> WORK REQUEST
The answer must be every line below that holds the word "KArgs".

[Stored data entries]
# Bhumbra/probayes

Hardware: AMD Instinct MI355X
Metric: MH chain-steps/sec (whole node), 10-dim model, 65 536 chains, 1/2/4/8 GPU (higher is better)
Workload: dtype f64; 1 GPU; cfg2: 10-dim diagonal-Gaussian random-walk MH, 65536 chains/GPU, full trace every step; chains_per_gpu=65536, dim=10, trace=True, steps_per_launch=250, parallelism=chain-sharded x1

## Files before the change

probayes_amd/csrc/pbh_device.h:

```cpp
#pragma once
#include <hip/hip_runtime.h>
#include <stdint.h>

namespace pbh {

constexpr double kNearlyPosZero = 2.2250738585072014e-308;
constexpr double kNearlyPosInf = 1.7976931348623158e+308;
constexpr double kNearlyNegInf = -1.7976931348623158e+308;


struct u32x4 { uint32_t x, y, z, w; };

__device__ __forceinline__ u32x4 philox4x32_10(u32x4 c, uint32_t k0,
                                                uint32_t k1) {
  constexpr uint32_t M0 = 0xD2511F53u, M1 = 0xCD9E8D57u;
  constexpr uint32_t W0 = 0x9E3779B9u, W1 = 0xBB67AE85u;
#pragma unroll
  for (int i = 0; i < 10; ++i) {
    const uint64_t p0 = (uint64_t)M0 * c.x;
    const uint64_t p1 = (uint64_t)M1 * c.z;
    const uint32_t hi0 = (uint32_t)(p0 >> 32), lo0 = (uint32_t)p0;
    const uint32_t hi1 = (uint32_t)(p1 >> 32), lo1 = (uint32_t)p1;
    c = u32x4{(uint32_t)__builtin_amdgcn_bitop3_b32(hi1, c.y, k0, 0x96), lo1,
              (uint32_t)__builtin_amdgcn_bitop3_b32(hi0, c.w, k1, 0x96), lo0};
    k0 += W0;
    k1 += W1;
  }
  return c;
}

struct PhiloxKeys { uint32_t k0[10], k1[10]; };
__device__ __forceinline__ uint32_t in_vgpr(uint32_t v) {
  uint32_t r;
  asm("v_mov_b32 %0, %1" : "=v"(r) : "s"(v));
  return r;
}
__device__ __forceinline__ double in_vgpr_f64(double v) {
  const uint64_t b = __builtin_bit_cast(uint64_t, v);
  return __builtin_bit_cast(double, ((uint64_t)in_vgpr((uint32_t)(b >> 32)) << 32) |
                                        in_vgpr((uint32_t)b));
}
__device__ __forceinline__ PhiloxKeys philox_keys_v(uint32_t k0, uint32_t k1) {
  PhiloxKeys k;
#pragma unroll
  for (int i = 0; i < 10; ++i) {
    k.k0[i] = in_vgpr(k0 + (uint32_t)i * 0x9E3779B9u);
    k.k1[i] = in_vgpr(k1 + (uint32_t)i * 0xBB67AE85u);
  }
  return k;
}
__device__ __forceinline__ u32x4 philox4x32_10_rk(u32x4 c, const PhiloxKeys &k) {
  constexpr uint32_t M0 = 0xD2511F53u, M1 = 0xCD9E8D57u;
#pragma unroll
  for (int i = 0; i < 10; ++i) {
    const uint64_t p0 = (uint64_t)M0 * c.x;
    const uint64_t p1 = (uint64_t)M1 * c.z;
    const uint32_t hi0 = (uint32_t)(p0 >> 32), lo0 = (uint32_t)p0;
    const uint32_t hi1 = (uint32_t)(p1 >> 32), lo1 = (uint32_t)p1;
    c = u32x4{(uint32_t)__builtin_amdgcn_bitop3_b32(hi1, c.y, k.k0[i], 0x96), lo1,
              (uint32_t)__builtin_amdgcn_bitop3_b32(hi0, c.w, k.k1[i], 0x96), lo0};
  }
  return c;
}

struct Xo { uint32_t s0, s1, s2, s3; };

__device__ __forceinline__ uint32_t rotl32(uint32_t x, int k) {
  return (x << k) | (x >> (32 - k));
}

__device__ __forceinline__ uint32_t xo_next(Xo &s) {
  const uint32_t r = rotl32(s.s1 * 5u, 7) * 9u;
  const uint32_t t = s.s1 << 9;
  s.s2 ^= s.s0;
  s.s3 ^= s.s1;
  s.s1 ^= s.s2;
  s.s0 ^= s.s3;
  s.s2 ^= t;
  s.s3 = rotl32(s.s3, 11);
  return r;
}

__host__ __device__ __forceinline__ uint64_t splitmix64(uint64_t &z) {
  uint64_t x = (z += 0x9E3779B97F4A7C15ull);
  x = (x ^ (x >> 30)) * 0xBF58476D1CE4E5B9ull;
  x = (x ^ (x >> 27)) * 0x94D049BB133111EBull;
  return x ^ (x >> 31);
}

__device__ __forceinline__ double u01(uint32_t a, uint32_t b) {
  return ((double)(a >> 5) * 67108864.0 + (double)(b >> 6)) *
         (1.0 / 9007199254740992.0);
}

__device__ __forceinline__ void box_muller(u32x4 w, double &z0, double &z1) {
  const double u1 = 1.0 - u01(w.x, w.y);
  const double u2 = u01(w.z, w.w);
  const double r = sqrt(-2.0 * log(u1));
  double s, c;
  sincospi(2.0 * u2, &s, &c);
  z0 = r * c;
  z1 = r * s;
}

__device__ __forceinline__ double log_unit(double u) {
  const uint64_t b = __builtin_bit_cast(uint64_t, u);
  int e = (int)((b >> 52) & 0x7FF) - 1023;
  double m = __builtin_bit_cast(double, (b & 0x000FFFFFFFFFFFFFull) |
                                            0x3FF0000000000000ull);
  const bool big = m > 1.4142135623730951;
  m = big ? m * 0.5 : m;
  e += big ? 1 : 0;
  const double t = (m - 1.0) / (m + 1.0);
  const double s = t * t;
// ... 644 lines not shown
```

probayes_amd/csrc/pbh_engine.hip:

```cpp
#include <hip/hip_runtime.h>
#include <rccl/rccl.h>

#include <cmath>
#include <cstdarg>
#include <cstdio>
#include <cstdlib>
#include <cstring>
#include <string>
#include <algorithm>
#include <atomic>
#include <chrono>
#include <map>
#include <mutex>
#include <unordered_map>
#include <vector>

#include "../../include/pbhip.h"
#include "pbh_kernels.h"
#include "pbh_expr_host.h"
#include "pbh_device.h"

using pbh::KArgs;

struct pbh_engine {
// ... 1331 lines not shown
      return fail(PBH_ERR_STATE, "trace capacity %lld < %lld records",
                  (long long)e->cap, (long long)recs);
  }
  return PBH_OK;
}

static void run_args(pbh_engine *e, KArgs &k, size_t &lds) {
  k = e->k;
  k.n = e->n;
  k.off = e->off;
  k.x = e->x;
  k.lp = e->lp;
  k.rng = e->rng;
  k.seed_lo = (uint32_t)e->seed;
  k.seed_hi = (uint32_t)(e->seed >> 32);
  k.rep = e->rep;
#ifdef PBH_PHASES
  if (!k.rep) k.rep = phase_buffer();
#endif
  k.xo = e->xo;
  k.tx = e->tx; k.tlp = e->tlp; k.tpx = e->tpx; k.tpp = e->tpp; k.ts = e->ts;
  k.tacc = e->tacc;
  k.thin = e->cap > 0 ? e->thin : 1;
  k.rec_base = e->rec_base;
  k.rec_cap = e->cap;
  k.debug = e->debug;
  k.W = (e->n + 63) / 64;
  {
    const double v = k.tran_value;
    const double qt = k.pscale == PBH_PSCALE_LIN
                          ? v : (v <= k.log_npi ? std::exp(v) : 1.7976931348623158e+308);
    k.pair_ok = (e->pair_enabled && (k.scores == PBH_SCORES_METROPOLIS || qt > 0.0)) ? 1 : 0;
    k.simple_acc = (k.scores == PBH_SCORES_METROPOLIS ||
                    (k.scores == PBH_SCORES_HASTINGS &&
                     k.tran_kind == PBH_TRAN_CONST && qt > 0.0)) ? 1 : 0;
    k.acc_beta = (k.scores == PBH_SCORES_HASTINGS && !k.tran_sym) ? qt : 1.0;
  }
  k.gibbs_mfma = e->gibbs_mfma ? 1 : 0;
  k.gibbs_fast = e->gibbs_fast ? 1 : 0;
  k.gibbs_lanes = e->gibbs_lanes;
  k.gmm_lanes = e->gmm_lanes;
  k.gmm_full = e->gmm_full ? 1 : 0;
  k.pair_full = e->pair_full ? 1 : 0;
  k.iid_full = e->iid_full ? 1 : 0;
  k.fair = e->fair;
  k.pair_wg = e->pair_wg;
  k.gq = e->gq;
  k.moments = (e->collect & PBH_COLLECT_MOMENTS) ? 1 : 0;
  k.msum = e->msum; k.msq = e->msq; k.nacc = e->nacc;
  k.bm64 = e->bm64;
  lds = (k.target == PBH_TARGET_NORM_IID && k.tn <= 16384 &&
                      k.rng != PBH_RNG_PHILOX)
                         ? (size_t)k.tn * sizeof(double) : 0;
}
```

> FINISHED TASK
using pbh::KArgs;
static void run_args(pbh_engine *e, KArgs &k, size_t &lds) {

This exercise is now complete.